Principal Investigator: Parisa Rashidi
Sponsor: National Institutes of Health NIBIB
Start Date: February 1, 2019
End Date: November 30, 2020
The under-assessment of pain response is one of the primary barriers to the adequate treatment of pain in critically ill patients, and is associated with many negative outcomes. Nonetheless, many ICU patients are unable to self-report their pain intensity. Currently, behavioral pain scales are used to assess pain in nonverbal patients. Unfortunately, these scales require repetitive manual administration by overburdened nurses, and show variability in pain intensity ratings by nurses. Furthermore, manual pain assessment tools cannot monitor pain continuously and autonomously. The PIs’ long-term goal is to specify pain intensity in an autonomous and precise manner. The overall objective of this application is to build the foundation of an autonomous, clinically- available pain assessment system by developing and validating pain recognition algorithms in a fully uncontrolled ICU setting. The central hypothesis is we can autonomously assess facial pain expressions and patient activity. The rationale is that autonomous pain quantification can reduce nurse workload and can enable real-time pain monitoring. Contextualization of pain with respect to patient function can also lead to improved functional and clinical outcomes.

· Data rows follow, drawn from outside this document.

-    int32_t *flags = (int32_t *)w.flags.p;
+    int32_t *flags = (int32_t *)b.flags.p;
     int32_t *uncert = flags + c.nq;
-    RescoreArgs rs{(const uint64_t *)w.merged.p, kp, s->exact_rows(), s->inv_norms, s->exact_dtype(), s->ld, s->dim, s->size, q_dev,
+    RescoreArgs rs{(const uint64_t *)b.merged.p, kp, s->exact_rows(), s->inv_norms, s->exact_dtype(), s->ld, s->dim, s->size, q_dev,
                    c.q_dtype, c.nq, eps, c.sum_mode, fin, flags, uncert, s->extreme,
-                   kernel == 2 ? (float *)w.col_thr.p : nullptr, s->cum};
+                   kernel == 2 ? (float *)b.col_thr.p : nullptr, s->cum};
+    if (run >= 1) { rs.call_done = s->call_done; rs.call_need = seq - 1; }
     SelectArgs sel;
     const bool union_src = kernel == 2 && !a.dump;
     if (union_src) {
         sel.slab = a.slab; sel.scnt = a.scnt; sel.ctas = a.ctas; sel.ubuf = a.ubuf; sel.ucnt = a.ucnt; sel.ucap = a.ucap;
-        sel.seed_tab = a.ctas <= 256 ? (const uint32_t *)w.seed.p : nullptr; sel.nq_pad = nq_pad; sel.ksel = c.k; sel.band = a.band;
+        sel.seed_tab = a.ctas <= 256 ? (const uint32_t *)b.seed.p : nullptr; sel.nq_pad = nq_pad; sel.ksel = c.k; sel.band = a.band;
     } else { sel.cand = a.cand; sel.lists = a.ctas; sel.list_len = a.dump ? SCAN_DUMP_TILE : kp; sel.complete = a.dump ? 1 : 0; }
     rc = k_select_rescore(sel, rs, st, pdl);
     if (rc == VM_ERR_UNSUPPORTED && !a.dump) {
-        if (union_src) rc = k_slab_top(sel, c.nq, kp, (uint64_t *)w.merged.p, (int *)w.sel_inc.p, st);
-        else rc = k_merge_candidates(a.cand, a.ctas, c.nq, kp, (uint64_t *)w.merged.p, st);
+        if (union_src) rc = k_slab_top(sel, c.nq, kp, (uint64_t *)b.merged.p, (int *)b.sel_inc.p, st);
+        else rc = k_merge_candidates(a.cand, a.ctas, c.nq, kp, (uint64_t *)b.merged.p, st);
         if (rc != VM_OK) return rc;
-        rc = k_rescore(rs, st, union_src ? (const int *)w.sel_inc.p : nullptr);
+        rc = k_rescore(rs, st, union_src ? (const int *)b.sel_inc.p : nullptr);
         ++launches;
     }
     if (rc != VM_OK) return rc;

The overall objective will be achieved by pursuing two specific aims. (1) Developing and validating a pervasive sensing system in two 24-beds ICUs (ICU) to determine if deep learning algorithms can accurately assess pain facial expressions from image data, when compared to existing assessment tools. (2) Developing and validating algorithms for pain contextualization using autonomous activity recognition. The approach is innovative, because it departs from status quo by autonomously assessing pain and functional status in the ICU. The proposed research is significant since it will address several key problems and barriers in critical care, including manual repetitive ICU assessments and lack of granular and continuous pain and function measures. Ultimately, the results are expected to improve patient outcomes and decrease hospitalization costs, as well as lifelong complications.